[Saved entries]
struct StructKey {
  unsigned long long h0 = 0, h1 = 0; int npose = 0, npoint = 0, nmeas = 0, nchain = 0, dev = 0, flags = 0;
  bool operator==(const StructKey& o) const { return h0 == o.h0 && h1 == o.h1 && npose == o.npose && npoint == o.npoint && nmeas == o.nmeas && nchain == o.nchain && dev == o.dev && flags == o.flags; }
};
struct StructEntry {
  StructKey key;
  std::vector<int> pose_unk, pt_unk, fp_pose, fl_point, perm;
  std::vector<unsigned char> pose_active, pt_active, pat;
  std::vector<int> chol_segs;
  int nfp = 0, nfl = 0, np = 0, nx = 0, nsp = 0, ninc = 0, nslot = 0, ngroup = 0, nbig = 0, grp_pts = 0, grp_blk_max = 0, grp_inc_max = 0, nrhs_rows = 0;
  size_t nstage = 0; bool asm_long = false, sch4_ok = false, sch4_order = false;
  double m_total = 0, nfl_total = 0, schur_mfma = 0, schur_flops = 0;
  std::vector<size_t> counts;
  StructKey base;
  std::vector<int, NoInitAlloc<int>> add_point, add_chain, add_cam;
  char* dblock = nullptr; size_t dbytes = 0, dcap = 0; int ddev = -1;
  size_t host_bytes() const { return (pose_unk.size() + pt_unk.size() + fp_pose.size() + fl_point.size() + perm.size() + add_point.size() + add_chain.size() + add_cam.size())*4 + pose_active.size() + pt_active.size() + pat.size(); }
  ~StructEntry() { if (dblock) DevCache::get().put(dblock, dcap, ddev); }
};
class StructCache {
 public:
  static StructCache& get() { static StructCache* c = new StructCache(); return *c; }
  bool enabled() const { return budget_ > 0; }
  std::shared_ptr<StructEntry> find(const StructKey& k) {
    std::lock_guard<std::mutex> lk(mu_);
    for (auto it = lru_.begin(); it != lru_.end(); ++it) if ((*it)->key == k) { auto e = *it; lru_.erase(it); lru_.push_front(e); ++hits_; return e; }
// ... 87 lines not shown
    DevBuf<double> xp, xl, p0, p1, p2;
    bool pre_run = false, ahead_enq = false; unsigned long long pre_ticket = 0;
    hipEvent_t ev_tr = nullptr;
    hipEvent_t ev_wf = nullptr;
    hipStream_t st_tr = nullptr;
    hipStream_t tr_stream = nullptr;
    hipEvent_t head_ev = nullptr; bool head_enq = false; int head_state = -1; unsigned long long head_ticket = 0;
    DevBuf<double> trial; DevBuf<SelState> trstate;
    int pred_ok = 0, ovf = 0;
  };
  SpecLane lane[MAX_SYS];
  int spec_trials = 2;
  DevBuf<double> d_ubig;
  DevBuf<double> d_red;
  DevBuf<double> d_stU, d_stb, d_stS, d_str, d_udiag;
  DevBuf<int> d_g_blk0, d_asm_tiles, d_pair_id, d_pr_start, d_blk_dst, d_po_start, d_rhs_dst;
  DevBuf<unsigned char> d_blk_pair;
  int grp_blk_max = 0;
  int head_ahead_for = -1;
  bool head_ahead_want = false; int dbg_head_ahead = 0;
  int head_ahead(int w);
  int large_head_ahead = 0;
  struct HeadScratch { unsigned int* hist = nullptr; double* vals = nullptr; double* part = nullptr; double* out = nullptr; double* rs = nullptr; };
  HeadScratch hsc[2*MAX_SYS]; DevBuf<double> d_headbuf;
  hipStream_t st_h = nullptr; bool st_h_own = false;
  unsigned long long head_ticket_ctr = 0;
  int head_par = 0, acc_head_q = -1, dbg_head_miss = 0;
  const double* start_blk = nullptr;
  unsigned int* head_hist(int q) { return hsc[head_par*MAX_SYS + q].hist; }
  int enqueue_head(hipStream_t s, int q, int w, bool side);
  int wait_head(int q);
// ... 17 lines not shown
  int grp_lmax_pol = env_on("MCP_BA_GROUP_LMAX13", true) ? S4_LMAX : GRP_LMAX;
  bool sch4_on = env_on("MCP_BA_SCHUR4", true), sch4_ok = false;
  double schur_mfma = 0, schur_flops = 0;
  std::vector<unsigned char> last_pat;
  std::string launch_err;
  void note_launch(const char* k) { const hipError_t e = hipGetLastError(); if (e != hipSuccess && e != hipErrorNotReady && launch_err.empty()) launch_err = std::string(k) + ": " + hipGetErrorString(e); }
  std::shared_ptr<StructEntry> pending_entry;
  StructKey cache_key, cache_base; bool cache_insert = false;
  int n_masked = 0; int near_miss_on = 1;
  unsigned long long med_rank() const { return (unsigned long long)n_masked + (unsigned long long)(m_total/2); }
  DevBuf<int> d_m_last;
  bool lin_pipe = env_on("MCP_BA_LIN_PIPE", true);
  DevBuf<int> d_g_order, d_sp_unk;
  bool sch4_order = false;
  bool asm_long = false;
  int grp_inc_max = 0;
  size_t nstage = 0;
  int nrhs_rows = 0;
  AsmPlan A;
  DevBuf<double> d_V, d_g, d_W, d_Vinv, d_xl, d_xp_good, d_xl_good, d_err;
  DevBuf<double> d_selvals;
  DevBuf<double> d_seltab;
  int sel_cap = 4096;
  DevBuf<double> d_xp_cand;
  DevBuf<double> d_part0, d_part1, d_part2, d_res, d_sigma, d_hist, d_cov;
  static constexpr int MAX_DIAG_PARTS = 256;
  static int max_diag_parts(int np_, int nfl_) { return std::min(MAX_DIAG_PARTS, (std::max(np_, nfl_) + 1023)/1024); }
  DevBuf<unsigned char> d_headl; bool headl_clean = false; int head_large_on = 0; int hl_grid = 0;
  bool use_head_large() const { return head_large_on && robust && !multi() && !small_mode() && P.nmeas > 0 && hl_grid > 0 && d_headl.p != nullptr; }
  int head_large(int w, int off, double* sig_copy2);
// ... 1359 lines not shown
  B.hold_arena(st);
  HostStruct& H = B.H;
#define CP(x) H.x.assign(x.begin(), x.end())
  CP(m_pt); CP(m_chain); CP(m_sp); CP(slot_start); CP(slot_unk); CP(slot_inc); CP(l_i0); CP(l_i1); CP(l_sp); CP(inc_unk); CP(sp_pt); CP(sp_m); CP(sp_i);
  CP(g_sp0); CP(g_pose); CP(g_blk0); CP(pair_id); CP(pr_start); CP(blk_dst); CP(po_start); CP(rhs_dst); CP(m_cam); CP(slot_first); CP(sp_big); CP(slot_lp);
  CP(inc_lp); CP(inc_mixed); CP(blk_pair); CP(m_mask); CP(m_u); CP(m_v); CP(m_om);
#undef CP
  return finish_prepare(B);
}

--

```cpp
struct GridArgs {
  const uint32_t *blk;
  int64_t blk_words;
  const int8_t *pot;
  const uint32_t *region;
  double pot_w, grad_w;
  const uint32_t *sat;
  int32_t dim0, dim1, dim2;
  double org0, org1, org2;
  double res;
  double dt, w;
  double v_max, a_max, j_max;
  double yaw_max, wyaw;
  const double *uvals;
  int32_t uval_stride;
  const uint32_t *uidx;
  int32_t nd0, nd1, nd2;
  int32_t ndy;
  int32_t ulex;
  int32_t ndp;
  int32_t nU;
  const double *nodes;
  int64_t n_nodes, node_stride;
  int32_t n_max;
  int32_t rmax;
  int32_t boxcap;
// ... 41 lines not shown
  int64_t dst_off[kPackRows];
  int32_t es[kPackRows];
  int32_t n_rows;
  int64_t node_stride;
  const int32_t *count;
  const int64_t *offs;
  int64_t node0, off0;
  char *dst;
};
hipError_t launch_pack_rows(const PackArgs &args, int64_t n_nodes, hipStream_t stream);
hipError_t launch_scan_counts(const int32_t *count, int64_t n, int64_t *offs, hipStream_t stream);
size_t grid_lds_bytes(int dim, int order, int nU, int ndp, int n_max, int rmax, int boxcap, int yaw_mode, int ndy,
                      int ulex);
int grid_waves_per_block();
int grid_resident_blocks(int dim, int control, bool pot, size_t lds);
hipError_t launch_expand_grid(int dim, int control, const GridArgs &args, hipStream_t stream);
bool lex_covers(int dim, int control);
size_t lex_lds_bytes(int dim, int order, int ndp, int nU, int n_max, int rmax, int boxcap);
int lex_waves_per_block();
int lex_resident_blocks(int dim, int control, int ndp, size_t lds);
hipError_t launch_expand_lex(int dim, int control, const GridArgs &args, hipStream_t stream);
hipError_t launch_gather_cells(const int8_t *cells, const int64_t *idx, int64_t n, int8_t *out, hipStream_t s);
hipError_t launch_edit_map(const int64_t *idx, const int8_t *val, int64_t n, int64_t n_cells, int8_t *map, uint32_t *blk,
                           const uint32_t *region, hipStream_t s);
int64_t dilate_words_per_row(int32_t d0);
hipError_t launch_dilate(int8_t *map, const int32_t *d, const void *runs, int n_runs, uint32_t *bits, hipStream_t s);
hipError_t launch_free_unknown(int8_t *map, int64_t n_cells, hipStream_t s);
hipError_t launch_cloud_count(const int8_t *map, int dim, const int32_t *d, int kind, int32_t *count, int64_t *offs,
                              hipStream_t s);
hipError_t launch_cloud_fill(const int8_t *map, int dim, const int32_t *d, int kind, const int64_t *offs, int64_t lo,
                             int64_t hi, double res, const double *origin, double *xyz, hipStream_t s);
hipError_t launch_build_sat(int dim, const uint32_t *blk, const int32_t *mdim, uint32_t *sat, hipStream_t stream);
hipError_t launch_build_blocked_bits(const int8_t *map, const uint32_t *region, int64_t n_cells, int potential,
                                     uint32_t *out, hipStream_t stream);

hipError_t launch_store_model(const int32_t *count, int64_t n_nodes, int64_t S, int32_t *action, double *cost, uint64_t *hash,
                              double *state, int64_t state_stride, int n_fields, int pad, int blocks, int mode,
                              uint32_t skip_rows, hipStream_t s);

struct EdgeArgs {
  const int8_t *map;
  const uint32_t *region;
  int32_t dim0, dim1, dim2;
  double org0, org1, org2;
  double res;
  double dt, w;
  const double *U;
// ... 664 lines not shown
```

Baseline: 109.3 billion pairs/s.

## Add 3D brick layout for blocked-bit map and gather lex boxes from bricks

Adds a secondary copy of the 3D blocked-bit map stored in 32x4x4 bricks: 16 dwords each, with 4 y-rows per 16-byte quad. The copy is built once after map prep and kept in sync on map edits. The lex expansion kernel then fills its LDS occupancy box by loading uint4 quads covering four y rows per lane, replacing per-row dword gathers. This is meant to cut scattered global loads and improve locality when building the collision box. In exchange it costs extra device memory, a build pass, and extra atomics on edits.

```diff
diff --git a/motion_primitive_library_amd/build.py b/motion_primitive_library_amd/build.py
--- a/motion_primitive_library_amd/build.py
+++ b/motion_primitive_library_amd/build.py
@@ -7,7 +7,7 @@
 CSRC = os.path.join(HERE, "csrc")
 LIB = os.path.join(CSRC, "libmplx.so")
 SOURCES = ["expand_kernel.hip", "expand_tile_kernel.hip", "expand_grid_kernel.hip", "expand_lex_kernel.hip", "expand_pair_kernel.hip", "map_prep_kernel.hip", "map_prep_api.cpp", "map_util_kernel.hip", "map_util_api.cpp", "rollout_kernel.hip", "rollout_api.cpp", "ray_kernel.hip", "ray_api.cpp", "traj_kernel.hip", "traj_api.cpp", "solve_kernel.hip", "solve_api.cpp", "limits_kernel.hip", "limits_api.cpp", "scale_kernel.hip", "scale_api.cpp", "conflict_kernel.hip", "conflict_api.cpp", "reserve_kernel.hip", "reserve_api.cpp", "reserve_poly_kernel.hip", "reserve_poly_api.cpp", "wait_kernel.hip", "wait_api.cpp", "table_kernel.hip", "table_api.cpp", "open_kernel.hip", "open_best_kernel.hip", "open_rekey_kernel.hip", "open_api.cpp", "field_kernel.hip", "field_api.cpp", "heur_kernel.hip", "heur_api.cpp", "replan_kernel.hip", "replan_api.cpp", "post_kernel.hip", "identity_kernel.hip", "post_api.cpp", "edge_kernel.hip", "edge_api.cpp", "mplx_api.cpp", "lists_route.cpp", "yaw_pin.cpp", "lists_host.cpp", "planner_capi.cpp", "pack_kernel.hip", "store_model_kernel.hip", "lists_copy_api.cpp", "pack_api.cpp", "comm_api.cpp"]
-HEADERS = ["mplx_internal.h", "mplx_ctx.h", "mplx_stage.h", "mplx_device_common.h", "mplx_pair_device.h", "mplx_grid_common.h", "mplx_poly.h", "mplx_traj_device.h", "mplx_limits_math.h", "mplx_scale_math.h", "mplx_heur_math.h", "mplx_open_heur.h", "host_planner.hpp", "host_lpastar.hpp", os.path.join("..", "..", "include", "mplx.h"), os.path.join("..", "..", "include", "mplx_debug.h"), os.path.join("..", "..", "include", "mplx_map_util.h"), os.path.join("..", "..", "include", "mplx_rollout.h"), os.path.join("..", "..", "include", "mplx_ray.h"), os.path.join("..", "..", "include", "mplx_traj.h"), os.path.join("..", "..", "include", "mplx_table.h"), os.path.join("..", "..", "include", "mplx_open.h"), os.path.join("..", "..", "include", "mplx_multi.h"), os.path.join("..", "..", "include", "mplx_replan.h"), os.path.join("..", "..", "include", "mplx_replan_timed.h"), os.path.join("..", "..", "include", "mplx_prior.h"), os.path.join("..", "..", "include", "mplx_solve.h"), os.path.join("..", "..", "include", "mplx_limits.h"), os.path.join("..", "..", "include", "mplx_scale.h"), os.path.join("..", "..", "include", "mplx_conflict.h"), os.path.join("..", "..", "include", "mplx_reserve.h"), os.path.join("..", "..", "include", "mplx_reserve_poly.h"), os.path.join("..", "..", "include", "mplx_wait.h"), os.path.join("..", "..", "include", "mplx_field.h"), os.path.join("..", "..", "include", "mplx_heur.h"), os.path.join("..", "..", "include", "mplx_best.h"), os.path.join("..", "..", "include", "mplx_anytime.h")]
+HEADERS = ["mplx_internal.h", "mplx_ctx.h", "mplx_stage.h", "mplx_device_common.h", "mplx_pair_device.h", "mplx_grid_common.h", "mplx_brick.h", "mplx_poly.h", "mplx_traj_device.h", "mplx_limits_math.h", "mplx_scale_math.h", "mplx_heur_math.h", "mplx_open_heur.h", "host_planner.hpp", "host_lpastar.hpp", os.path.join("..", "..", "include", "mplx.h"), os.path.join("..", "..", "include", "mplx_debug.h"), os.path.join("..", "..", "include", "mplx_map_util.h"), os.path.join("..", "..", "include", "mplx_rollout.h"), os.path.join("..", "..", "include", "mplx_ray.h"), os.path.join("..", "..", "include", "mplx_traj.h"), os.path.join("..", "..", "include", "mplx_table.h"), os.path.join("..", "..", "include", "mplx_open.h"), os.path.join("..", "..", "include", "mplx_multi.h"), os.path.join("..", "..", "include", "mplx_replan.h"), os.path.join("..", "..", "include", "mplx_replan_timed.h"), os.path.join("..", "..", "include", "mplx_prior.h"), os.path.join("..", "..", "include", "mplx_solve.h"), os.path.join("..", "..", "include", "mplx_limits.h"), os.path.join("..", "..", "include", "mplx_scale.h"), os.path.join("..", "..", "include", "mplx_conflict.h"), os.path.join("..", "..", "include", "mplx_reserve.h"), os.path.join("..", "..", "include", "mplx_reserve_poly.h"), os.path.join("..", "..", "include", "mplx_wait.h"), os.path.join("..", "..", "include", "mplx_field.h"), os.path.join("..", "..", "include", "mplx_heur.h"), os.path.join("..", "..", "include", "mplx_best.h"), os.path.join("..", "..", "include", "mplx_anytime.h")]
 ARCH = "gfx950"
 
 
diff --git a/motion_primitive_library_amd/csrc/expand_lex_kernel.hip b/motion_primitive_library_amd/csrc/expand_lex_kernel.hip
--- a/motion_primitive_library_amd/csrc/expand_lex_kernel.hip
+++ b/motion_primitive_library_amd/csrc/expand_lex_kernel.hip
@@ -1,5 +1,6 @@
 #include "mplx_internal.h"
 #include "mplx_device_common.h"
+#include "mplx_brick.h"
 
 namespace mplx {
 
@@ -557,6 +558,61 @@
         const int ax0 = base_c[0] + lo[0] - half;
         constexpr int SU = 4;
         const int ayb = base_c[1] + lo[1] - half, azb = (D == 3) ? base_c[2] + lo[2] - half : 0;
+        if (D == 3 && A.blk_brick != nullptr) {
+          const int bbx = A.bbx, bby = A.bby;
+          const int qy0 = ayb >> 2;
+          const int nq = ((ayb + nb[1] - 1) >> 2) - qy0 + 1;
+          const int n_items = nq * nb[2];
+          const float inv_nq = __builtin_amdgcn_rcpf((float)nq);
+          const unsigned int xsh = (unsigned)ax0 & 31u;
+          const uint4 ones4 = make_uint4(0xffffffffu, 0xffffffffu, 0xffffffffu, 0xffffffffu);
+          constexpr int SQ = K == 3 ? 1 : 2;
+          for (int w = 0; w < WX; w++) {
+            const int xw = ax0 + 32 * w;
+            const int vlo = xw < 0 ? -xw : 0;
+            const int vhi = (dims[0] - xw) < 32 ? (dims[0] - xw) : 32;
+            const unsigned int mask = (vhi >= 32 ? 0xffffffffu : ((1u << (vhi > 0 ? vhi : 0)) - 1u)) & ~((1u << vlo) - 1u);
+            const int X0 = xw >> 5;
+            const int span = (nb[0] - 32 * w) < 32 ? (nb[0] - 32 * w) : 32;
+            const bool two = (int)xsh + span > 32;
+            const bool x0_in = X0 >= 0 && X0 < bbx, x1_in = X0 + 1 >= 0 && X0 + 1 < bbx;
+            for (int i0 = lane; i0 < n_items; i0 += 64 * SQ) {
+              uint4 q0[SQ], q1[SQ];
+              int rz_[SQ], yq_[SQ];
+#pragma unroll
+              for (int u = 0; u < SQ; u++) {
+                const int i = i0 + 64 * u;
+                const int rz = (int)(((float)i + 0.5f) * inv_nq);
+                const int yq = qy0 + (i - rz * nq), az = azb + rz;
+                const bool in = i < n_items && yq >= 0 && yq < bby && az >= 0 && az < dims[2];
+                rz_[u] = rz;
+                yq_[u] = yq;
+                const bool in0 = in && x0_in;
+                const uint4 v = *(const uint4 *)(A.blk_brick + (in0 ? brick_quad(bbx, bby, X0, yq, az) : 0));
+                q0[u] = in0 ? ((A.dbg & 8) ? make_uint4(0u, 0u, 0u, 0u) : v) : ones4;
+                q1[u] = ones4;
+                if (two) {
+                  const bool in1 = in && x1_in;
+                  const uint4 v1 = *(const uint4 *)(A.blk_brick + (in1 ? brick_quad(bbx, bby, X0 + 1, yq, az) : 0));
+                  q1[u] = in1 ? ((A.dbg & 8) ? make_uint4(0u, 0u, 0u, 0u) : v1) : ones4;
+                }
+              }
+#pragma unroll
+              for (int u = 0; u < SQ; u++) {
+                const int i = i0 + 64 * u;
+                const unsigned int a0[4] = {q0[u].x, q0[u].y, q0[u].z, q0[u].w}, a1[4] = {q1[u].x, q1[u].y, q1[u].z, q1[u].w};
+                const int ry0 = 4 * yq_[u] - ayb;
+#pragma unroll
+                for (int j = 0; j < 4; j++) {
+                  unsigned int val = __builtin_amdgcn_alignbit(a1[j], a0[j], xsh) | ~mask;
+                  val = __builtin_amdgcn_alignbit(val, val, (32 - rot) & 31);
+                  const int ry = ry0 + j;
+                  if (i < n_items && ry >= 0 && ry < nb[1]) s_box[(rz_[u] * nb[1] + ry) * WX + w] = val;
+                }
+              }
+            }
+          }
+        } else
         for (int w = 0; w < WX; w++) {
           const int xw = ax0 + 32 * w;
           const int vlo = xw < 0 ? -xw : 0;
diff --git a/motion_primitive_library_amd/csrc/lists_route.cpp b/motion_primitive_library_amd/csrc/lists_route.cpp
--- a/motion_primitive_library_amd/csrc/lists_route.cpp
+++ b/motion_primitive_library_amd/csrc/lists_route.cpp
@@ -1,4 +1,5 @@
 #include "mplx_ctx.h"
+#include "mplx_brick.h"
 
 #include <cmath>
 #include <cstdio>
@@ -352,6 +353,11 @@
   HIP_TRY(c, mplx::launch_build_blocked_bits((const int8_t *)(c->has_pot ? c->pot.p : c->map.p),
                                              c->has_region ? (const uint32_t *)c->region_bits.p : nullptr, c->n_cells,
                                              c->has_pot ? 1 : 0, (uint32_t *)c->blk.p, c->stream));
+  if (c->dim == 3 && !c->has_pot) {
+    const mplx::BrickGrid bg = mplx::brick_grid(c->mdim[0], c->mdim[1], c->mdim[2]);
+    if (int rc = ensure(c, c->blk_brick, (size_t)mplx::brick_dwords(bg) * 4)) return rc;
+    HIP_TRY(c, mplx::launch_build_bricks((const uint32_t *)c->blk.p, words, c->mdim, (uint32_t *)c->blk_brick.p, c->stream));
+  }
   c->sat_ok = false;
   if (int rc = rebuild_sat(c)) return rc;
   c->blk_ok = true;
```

▶ Your assignment
Gather each line in the data that holds the string "float".

▶ Response area
+          const float inv_nq = __builtin_amdgcn_rcpf((float)nq);
+                const int rz = (int)(((float)i + 0.5f) * inv_nq);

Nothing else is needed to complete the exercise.